Cette mise en garde a été formulée également par Bruno Le Roux, président du groupe socialiste à l'Assemblée Nationale : " Il ne faut pas jouer avec l'Europe à des fins de politique intérieure ; il ne faut pas lancer de bombes à fragmentation dont personne ne peut prévoir les effets. (...) Les peuples attendent de l'Union européenne qu'elle se concentre sur l'essentiel et que le principe de subsidiarité, si souvent évoqué, soit pleinement appliqué. ".
Il a évoqué également la surprise et l'improvisation chez les partisans du Brexit : " La victoire des partisans du Brexit n'entraîne aucune euphorie, au contraire : on perçoit un certain embarras. Le camp du "out" est sonné par ses mensonges et ne manifeste plus qu'un manque d'assurance devant l'immensité de la tâche qu'il lui faut accomplir et les effets potentiellement catastrophiques de la décision qu'il a fait prendre. ".
François Fillon : " Je suis fier d'être Français et je me sens européen. "
Pour l'ancien Premier Ministre François Fillon aussi, le vote du Brexit concerne les Français : " Il serait dangereux, et médiocre, de voir dans le vote britannique la simple rançon d'un populisme insulaire. (...) On peut accuser les institutions communautaires et leur caractère technocratique. Je ne crains pas de le faire mais il serait juste d'en accuser aussi tous ceux, gouvernement compris, qui, de façon cynique, n'eurent de cesse d'accuser Bruxelles de tous les maux pour ne pas avoir à les régler eux-mêmes. ".
Comme Manuel Valls qui n'a pas hésité à s'en prendre aux Britanniques ( " Ce n'est pas le parti conservateur britannique qui doit imposer son agenda. "), François Fillon a voulu aussi de la fermeté : " Ni hostilité, ni complaisance ! On ne peut pas avoir quitté la maison commune, n'en plus payer les charges et continuer à bénéficier du toit, des chambres et du couvert. En revanche, on peut négocier un bon accord de voisinage. ".
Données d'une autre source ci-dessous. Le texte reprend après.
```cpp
template <int K>
static int launch_solve_k(msnap_ctx *ctx, int N, int M, const double *wp, const double *t, int shared,
                          double *coef, double *dur, int32_t *status) {
  const int ntiles = (N + kDronesPerWave - 1) / kDronesPerWave;
  const size_t tr_bytes = (size_t)K * kTrPitch * 16;
  const bool twin_ok = (M >= 4 && M <= (K == 5 ? kTwinMaxSeg : kTwinMaxSeg7) && !ctx->no_twin &&
                        (ctx->twin_max_drones > 0 ? N <= ctx->twin_max_drones
                                                   : (K == 5 || N <= ctx->n_cu * 256 || M > kRegMaxSeg)));
  const int twist_max = ctx->twist_max_drones > 0 ? ctx->twist_max_drones
                                                  : ctx->n_cu * (twin_ok ? 1 : 4) * kTwistDrones;
  if (M >= 2 && M <= (K == 4 ? kTwistMaxSeg : kTwistMaxSeg9) && N <= twist_max && !ctx->no_twist) {
    const int nt8 = (N + kTwistDrones - 1) / kTwistDrones;
    const int nR = (M - 2) - (M - 2) / 2;
    const size_t lds_bytes = ((size_t)kTwistDrones * (M + 1) * 5 + (size_t)64 * (K - 1) * nR) * sizeof(double);
#define MSNAP_TWIST_EXACT(MM)                                                                          \
  case MM:                                                                                             \
    note_kernel(ctx, "msnap::solve_kernel_twist<%d, %d, %d>", K, (MM - 2) - (MM - 2) / 2, MM);         \
    hipLaunchKernelGGL((solve_kernel_twist<K, (MM - 2) - (MM - 2) / 2, MM>), dim3(nt8), dim3(kWave),   \
                       lds_bytes, ctx->stream, wp, t, shared, N, coef, dur, status, nt8);             \
    break;
    if constexpr (K == 4) {
      switch (M) {
        MSNAP_TWIST_EXACT(2) MSNAP_TWIST_EXACT(3) MSNAP_TWIST_EXACT(4) MSNAP_TWIST_EXACT(5)
        MSNAP_TWIST_EXACT(6) MSNAP_TWIST_EXACT(7) MSNAP_TWIST_EXACT(8) MSNAP_TWIST_EXACT(9)
        MSNAP_TWIST_EXACT(10) MSNAP_TWIST_EXACT(11) MSNAP_TWIST_EXACT(12) MSNAP_TWIST_EXACT(13)
        MSNAP_TWIST_EXACT(14) MSNAP_TWIST_EXACT(15) MSNAP_TWIST_EXACT(16) MSNAP_TWIST_EXACT(17)
        MSNAP_TWIST_EXACT(18) MSNAP_TWIST_EXACT(19) MSNAP_TWIST_EXACT(20) MSNAP_TWIST_EXACT(21)
        MSNAP_TWIST_EXACT(22) MSNAP_TWIST_EXACT(23) MSNAP_TWIST_EXACT(24)
        default: return MSNAP_EINVAL;
      }
    } else {
      switch (M) {
        MSNAP_TWIST_EXACT(2) MSNAP_TWIST_EXACT(3) MSNAP_TWIST_EXACT(4) MSNAP_TWIST_EXACT(5)
        MSNAP_TWIST_EXACT(6) MSNAP_TWIST_EXACT(7) MSNAP_TWIST_EXACT(8) MSNAP_TWIST_EXACT(9)
        MSNAP_TWIST_EXACT(10) MSNAP_TWIST_EXACT(11) MSNAP_TWIST_EXACT(12)
        default: return MSNAP_EINVAL;
      }
    }
#undef MSNAP_TWIST_EXACT
    MSNAP_HIP(ctx, hipGetLastError());
    return MSNAP_OK;
  }
  if (twin_ok) {
    const int nt8 = (N + kTwinDrones - 1) / kTwinDrones;
    int grid = ctx->n_cu * 8 * 8;
    if (ctx->solve_grid_waves > 0) grid = ctx->solve_grid_waves;
    if (grid > nt8) grid = nt8;
#define MSNAP_TWIN(MM)                                                                                            \
  case MM:                                                                                                        \
    note_kernel(ctx, "msnap::solve_kernel_twin<%d, %d>", K, MM);                                                  \
    hipLaunchKernelGGL((solve_kernel_twin<K, MM>), dim3(grid), dim3(kWave), twin_lds_bytes(K, MM), ctx->stream,   \
                       wp, t, shared, N, coef, dur, status, nt8);                                                 \
    break;
    if constexpr (K == 5) {
      switch (M) {
        MSNAP_TWIN(4) MSNAP_TWIN(5) MSNAP_TWIN(6) MSNAP_TWIN(7) MSNAP_TWIN(8) MSNAP_TWIN(9) MSNAP_TWIN(10)
        MSNAP_TWIN(11) MSNAP_TWIN(12) MSNAP_TWIN(13) MSNAP_TWIN(14) MSNAP_TWIN(15) MSNAP_TWIN(16) MSNAP_TWIN(17)
        MSNAP_TWIN(18) MSNAP_TWIN(19) MSNAP_TWIN(20)
        default: return MSNAP_EINVAL;
      }
    } else {
      switch (M) {
        MSNAP_TWIN(4) MSNAP_TWIN(5) MSNAP_TWIN(6) MSNAP_TWIN(7) MSNAP_TWIN(8) MSNAP_TWIN(9) MSNAP_TWIN(10)
        MSNAP_TWIN(11) MSNAP_TWIN(12) MSNAP_TWIN(13) MSNAP_TWIN(14) MSNAP_TWIN(15) MSNAP_TWIN(16) MSNAP_TWIN(17)
        MSNAP_TWIN(18) MSNAP_TWIN(19) MSNAP_TWIN(20)
        default: return MSNAP_EINVAL;
      }
    }
#undef MSNAP_TWIN
    MSNAP_HIP(ctx, hipGetLastError());
    return MSNAP_OK;
  }
  if (M >= 2 && M <= kRegMaxSeg2) {
    const size_t nu = K - 1;
    const size_t in_bytes = solve_input_words(M) * sizeof(double);
    const size_t lds_bytes = (in_bytes > tr_bytes ? in_bytes : tr_bytes) +
                             16 * nu * nu * (size_t)(M > 2 ? M - 2 : 0) * sizeof(double);
    const bool two_per_simd = (K <= 4 && M <= kRegMaxSeg);
    int grid = ctx->n_cu * (two_per_simd ? 8 : 4) * 8;
    if (ctx->solve_grid_waves > 0) grid = ctx->solve_grid_waves;
    if (grid > ntiles) grid = ntiles;
    note_kernel(ctx, "msnap::solve_kernel_reg<%d, %d>", K, M <= kRegMaxSeg ? kRegMaxSeg : kRegMaxSeg2);
    if (M <= kRegMaxSeg)
      hipLaunchKernelGGL((solve_kernel_reg<K, kRegMaxSeg>), dim3(grid), dim3(kWave), lds_bytes, ctx->stream,
                         wp, t, shared, N, M, coef, dur, status, ntiles);
    else
      hipLaunchKernelGGL((solve_kernel_reg<K, kRegMaxSeg2>), dim3(grid), dim3(kWave), lds_bytes, ctx->stream,
                         wp, t, shared, N, M, coef, dur, status, ntiles);
    MSNAP_HIP(ctx, hipGetLastError());
    return MSNAP_OK;
  }
  const size_t words = solve_scratch_words(K, M);
// ... 50 lines not shown
```

Baseline: 58.94 million.

## Split twist solve back-substitution across multiple waves per tile for small drone counts

The twist solve kernel now runs with 1, 2 or 4 waves per tile. Each wave redundantly runs the forward sweep, then writes only its own chunk of the back-substitution segments, with a separate LDS slice per wave. Cooperative loads and duration stores are also spread over all threads. The wave count is picked automatically when there are too few tiles to fill the CUs, or set through a new option. The aim is to use idle CUs and shorten per-tile latency at small N, at the cost of redundant sweep work and more LDS and register pressure per block.

```diff
diff --git a/drone_path_planning_python_amd/csrc/msnap_api.hip b/drone_path_planning_python_amd/csrc/msnap_api.hip
--- a/drone_path_planning_python_amd/csrc/msnap_api.hip
+++ b/drone_path_planning_python_amd/csrc/msnap_api.hip
@@ -118,7 +118,7 @@
 };
 static const OptionName kOptions[] = {
     {"solve_grid_waves", "MSNAP_SOLVE_GRID_WAVES"}, {"gemm_grid_waves", "MSNAP_GEMM_GRID_WAVES"},
-    {"twist_max_drones", "MSNAP_TWIST_MAX_DRONES"}, {"no_twist", "MSNAP_NO_TWIST"},
+    {"twist_max_drones", "MSNAP_TWIST_MAX_DRONES"}, {"no_twist", "MSNAP_NO_TWIST"}, {"twist_waves", "MSNAP_TWIST_WAVES"},
     {"collide_waves_per_cu", "MSNAP_COLLIDE_WAVES_PER_CU"}, {"pipe_chunk_mb", "MSNAP_PIPE_CHUNK_MB"},
     {"collide_sample_parts", "MSNAP_COLLIDE_SAMPLE_PARTS"}, {"no_twin", "MSNAP_NO_TWIN"}, {"no_grid_sample", "MSNAP_NO_GRID_SAMPLE"}, {"gemm_stream_waves_per_cu", "MSNAP_GEMM_STREAM_WAVES_PER_CU"}, {"mesh_waves_per_cu", "MSNAP_MESH_WAVES_PER_CU"}, {"collide_no_cull", "MSNAP_COLLIDE_NO_CULL"}, {"collide_cull_min_drones", "MSNAP_COLLIDE_CULL_MIN_DRONES"}, {"collide_cull_mode", "MSNAP_COLLIDE_CULL_MODE"}, {"twin_max_drones", "MSNAP_TWIN_MAX_DRONES"},
 };
@@ -137,6 +137,7 @@
   if (!strcmp(name, "gemm_grid_waves")) return &ctx->gemm_grid_waves;
   if (!strcmp(name, "twist_max_drones")) return &ctx->twist_max_drones;
   if (!strcmp(name, "no_twist")) return &ctx->no_twist;
+  if (!strcmp(name, "twist_waves")) return &ctx->twist_waves;
   if (!strcmp(name, "no_twin")) return &ctx->no_twin;
   if (!strcmp(name, "no_grid_sample")) return &ctx->no_grid_sample;
   if (!strcmp(name, "gemm_stream_waves_per_cu")) return &ctx->gemm_stream_waves_per_cu;
@@ -313,6 +314,7 @@
     return MSNAP_OK;
   }
   if (option_is_read_only(name)) return MSNAP_EINVAL;
+  if (!strcmp(name, "twist_waves") && value != 0 && value != 1 && value != 2 && value != 4) return MSNAP_EINVAL;
   int *slot = option_slot(ctx, name);
   if (!slot) return MSNAP_EINVAL;
   *slot = (int)value;
diff --git a/drone_path_planning_python_amd/csrc/msnap_internal.h b/drone_path_planning_python_amd/csrc/msnap_internal.h
--- a/drone_path_planning_python_amd/csrc/msnap_internal.h
+++ b/drone_path_planning_python_amd/csrc/msnap_internal.h
@@ -74,6 +74,7 @@
   int no_twin = 0;
   int twin_max_drones = 0;
   int twist_max_drones = 0;
+  int twist_waves = 0;
   int solve_grid_waves = 0;
   int gemm_grid_waves = 0;
   void *mesh_tests = nullptr;
diff --git a/drone_path_planning_python_amd/csrc/msnap_solve.hip b/drone_path_planning_python_amd/csrc/msnap_solve.hip
--- a/drone_path_planning_python_amd/csrc/msnap_solve.hip
+++ b/drone_path_planning_python_amd/csrc/msnap_solve.hip
@@ -323,7 +323,7 @@
   store_quad8_at(seg_base + (size_t)(dl < nvalid ? dl : nvalid - 1) * drone_stride, lane & 3, c, bad);
 }
 
-template <int MAXCNT = 0>
+template <int MAXCNT = 0, int STRIDE = kWave>
 __device__ __forceinline__ void store_durations(const double *sTraw, int shared_times, int tpitch, int M,
                                                 int nvalid, int lane, double *__restrict__ dur_tile) {
   const int cnt = nvalid * M;
@@ -337,9 +337,9 @@
   };
   if constexpr (MAXCNT > 0) {
 #pragma unroll
-    for (int e0 = 0; e0 < MAXCNT; e0 += kWave) one(e0 + lane);
+    for (int e0 = 0; e0 < MAXCNT; e0 += STRIDE) one(e0 + lane);
   } else {
-    for (int e0 = 0; e0 < cnt; e0 += kWave) one(e0 + lane);
+    for (int e0 = 0; e0 < cnt; e0 += STRIDE) one(e0 + lane);
   }
 }
 
@@ -1223,21 +1223,26 @@
 __device__ unsigned long long g_timeline[1024 * 32];
 #define MSNAP_TL(k)                                                                       \
   do {                                                                                    \
-    const int it__ = (tl_tile - (int)blockIdx.x) / (int)gridDim.x;                        \
-    if (lane == 0 && blockIdx.x < 1024 && it__ < 2) {                                     \
-      g_timeline[blockIdx.x * 32 + 16 * it__ + 2 * (k)] = wall_clock64();                 \
-      g_timeline[blockIdx.x * 32 + 16 * it__ + 2 * (k) + 1] = clock64();                  \
+    const int row__ = (int)blockIdx.x * NW + wave;                                        \
+    if (lane == 0 && row__ < 1024) {                                                      \
+      g_timeline[row__ * 32 + 2 * (k)] = wall_clock64();                                  \
+      g_timeline[row__ * 32 + 2 * (k) + 1] = clock64();                                   \
     }                                                                                     \
   } while (0)
 #else
 #define MSNAP_TL(k) do { } while (0)
 #endif
 
-template <int K, int MAXH, int M>
-__global__ void __launch_bounds__(kWave)
+template <int S, int NW>
+__device__ __forceinline__ constexpr int twist_chunk_lo(int w) {
+  return w * (S / NW) + (w > NW - S % NW ? w - (NW - S % NW) : 0);
+}
+template <int K, int MAXH, int M, int NW>
+__global__ void __launch_bounds__(kWave * NW)
 solve_kernel_twist(const double *__restrict__ wp, const double *__restrict__ tt, int shared_times,
                    int N, double *__restrict__ coef, double *__restrict__ dur,
-                   int32_t *__restrict__ status, int ntiles) {
+                   int32_t *__restrict__ status) {
+  static_assert(NW == 1 || NW == 2 || NW == 4, "one, two or four waves per tile");
   using SW = Sweep<K>;
   constexpr int NU = SW::NU, NC = SW::NC, NS = SW::NS;
   constexpr int nL = (M - 2) / 2, nR = (M - 2) - nL;
@@ -1246,7 +1251,9 @@
 
   extern __shared__ __attribute__((aligned(16))) double lds[];
 
-  const int lane = threadIdx.x;
+  const int tid = threadIdx.x;
+  const int lane = NW > 1 ? tid & (kWave - 1) : tid;
+  const int wave = NW > 1 ? __builtin_amdgcn_readfirstlane(tid / kWave) : 0;
   const int a = lane & 3;
   const int side = (lane >> 2) & 1;
   const int dl = lane >> 3;
@@ -1260,11 +1267,7 @@
   for (int r = 0; r < NU; ++r) dsg[r] = (r & 1) ? 1.0 : -1.0;
 
   const int tile = blockIdx.x;
-  (void)ntiles;
   {
-#ifdef MSNAP_TOOLS_TIMELINE
-    const int tl_tile = tile;
-#endif
     MSNAP_TL(0);
     const int d_raw = tile * kTwistDrones + dl;
     const bool live = d_raw < N;
@@ -1273,23 +1276,24 @@
     const int nvalid = left < kTwistDrones ? left : kTwistDrones;
 
     {
+      constexpr int NT = kWave * NW;
       const double2 *wsrc = reinterpret_cast<const double2 *>(wp + (size_t)tile * kTwistDrones * wpitch);
       double2 *wdst = reinterpret_cast<double2 *>(sWraw);
       const int wcnt = nvalid * wpitch / 2;
       const double *tsrc = shared_times ? tt : tt + (size_t)tile * kTwistDrones * tpitch;
       const int tcnt = shared_times ? tpitch : nvalid * tpitch;
-      constexpr int UW = (kTwistDrones * wpitch / 2 + kWave - 1) / kWave;
-      constexpr int UT = (kTwistDrones * tpitch + kWave - 1) / kWave;
+      constexpr int UW = (kTwistDrones * wpitch / 2 + NT - 1) / NT;
+      constexpr int UT = (kTwistDrones * tpitch + NT - 1) / NT;
       double2 vw[UW];
       double vt[UT];
 #pragma unroll
       for (int u = 0; u < UW; ++u) {
-        const int e = u * kWave + lane;
+        const int e = u * NT + tid;
         vw[u] = wsrc[e < wcnt ? e : wcnt - 1];
       }
 #pragma unroll
       for (int u = 0; u < UT; ++u) {
-        const int f = u * kWave + lane;
+        const int f = u * NT + tid;
         vt[u] = tsrc[f < tcnt ? f : tcnt - 1];
       }
 #pragma unroll
@@ -1298,12 +1302,12 @@
       for (int u = 0; u < UT; ++u) asm volatile("" : "+v"(vt[u]));
 #pragma unroll
       for (int u = 0; u < UW; ++u) {
-        const int e = u * kWave + lane;
+        const int e = u * NT + tid;
         if (e < wcnt) wdst[e] = vw[u];
       }
 #pragma unroll
       for (int u = 0; u < UT; ++u) {
-        const int f = u * kWave + lane;
+        const int f = u * NT + tid;
         if (f < tcnt) sTraw[f] = vt[u];
       }
     }
@@ -1321,7 +1325,7 @@
 
     constexpr bool kZReg = MAXH * NU < 3 * kTwistFenceHalf;
     double wreg[HA + 2], xreg[HA + 1], zreg[kZReg ? HA : 1][NU];
-    double *sZ = sTraw + kTwistDrones * tpitch + lane;
+    double *sZ = sTraw + kTwistDrones * tpitch + wave * (HA * NU * kWave) + lane;
     double Greg[HA][NU][NU];
     const double t0 = lt[0];
     wreg[0] = Wown(0);
@@ -1412,10 +1416,11 @@
     const bool f_time = ((__ballot(badtime) >> gsh) & 0xFFull) != 0;
     const bool f_sing = ((__ballot(singular) >> gsh) & 0xFFull) != 0;
     const int st = f_nonfinite ? MSNAP_ST_NONFINITE : f_time ? MSNAP_ST_TIMES : f_sing ? MSNAP_ST_SINGULAR : MSNAP_ST_OK;
-    if (live && (lane & 7) == 0) status[d] = st;
+    if (live && (lane & 7) == 0 && wave == NW - 1) status[d] = st;
     const bool bad = st != 0;
 
     MSNAP_TL(3);
+    const int lo = twist_chunk_lo<MAXH + 1, NW>(wave), hi = twist_chunk_lo<MAXH + 1, NW>(wave + 1) - 1;
     const double qnan = __builtin_nan("");
     const double zero_or_nan = bad ? qnan : 0.0;
 #pragma unroll
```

Il a expliqué l'intérêt stratégique de l'euro pour la France : " Pour protéger nos économies du dumping chinois, nous avons besoin d'une Europe forte et lucide. Or notre indépendance est mise à mal aussi par la tutelle qu'imposent les États-Unis aux entreprises européennes soumises à la législation intérieure américaine, soit au prétexte qu'elles utilisent le dollar, soit au motif de la lutte contre la corruption. La seule façon de résister à cette emprise, c'est d'avoir une monnaie qui assure notre indépendance. L'euro doit donc devenir une monnaie de réserve et de règlement. ".
François Fillon a défini trois chapitres pour renforcer l'intégration européenne : la zone euro (gouvernance économique), la sécurité (protéger les frontières communes) et la culture (éducation, investissement dans la recherche).
Sa définition de l'Europe : " Il y a des frontières et il y a un patrimoine qui est le nôtre. La philosophie antique, les valeurs chrétiennes, l'État de droit, la solidarité, le goût des arts et des sciences, la liberté de parler, de penser et de voter : c'est tout cela qui forge l'âme européenne. Si ce patrimoine ne vibre pas en nous, si notre jeunesse ne se sent pas chez elle à Rome, à Berlin, à Athènes ou à Prague, si nous ne sommes pas capables de conjuguer nos identités, pourquoi donc sommes-nous ensemble ? L'âme de l'Europe au XXIe siècle : voilà le défi de notre époque pour notre jeunesse ! ".
L'Europe reste donc une nécessité pour la France : " L'Union Européenne existera-t-elle encore dans dix ans ? L'Asie devient l'épicentre économique du monde (...). Et voilà que nous sommes menacés sur notre propre sol par le fanatisme islamique : il ne pose pas seulement des bombes, ne mitraille pas seulement des innocents ; il rêve aussi de ronger l'esprit humaniste de l'Europe. (...) Je suis fier d'être Français et je me sens européen. Pour moi, la nation française a été et restera d'actualité mais soyons clairs : on ne fera pas l'histoire en défaisant l'Europe. Dans un monde de sept milliards d'habitants, les Européens ont un choix à faire : ou bien ils se battent chacun dans son coin, ou bien ils se battent ensemble ! Sauf à vouloir saborder l'intérêt national, nous avons le devoir d'être européens, mais pas à n'importe quelle condition, pas par défaut, pas par résignation. ".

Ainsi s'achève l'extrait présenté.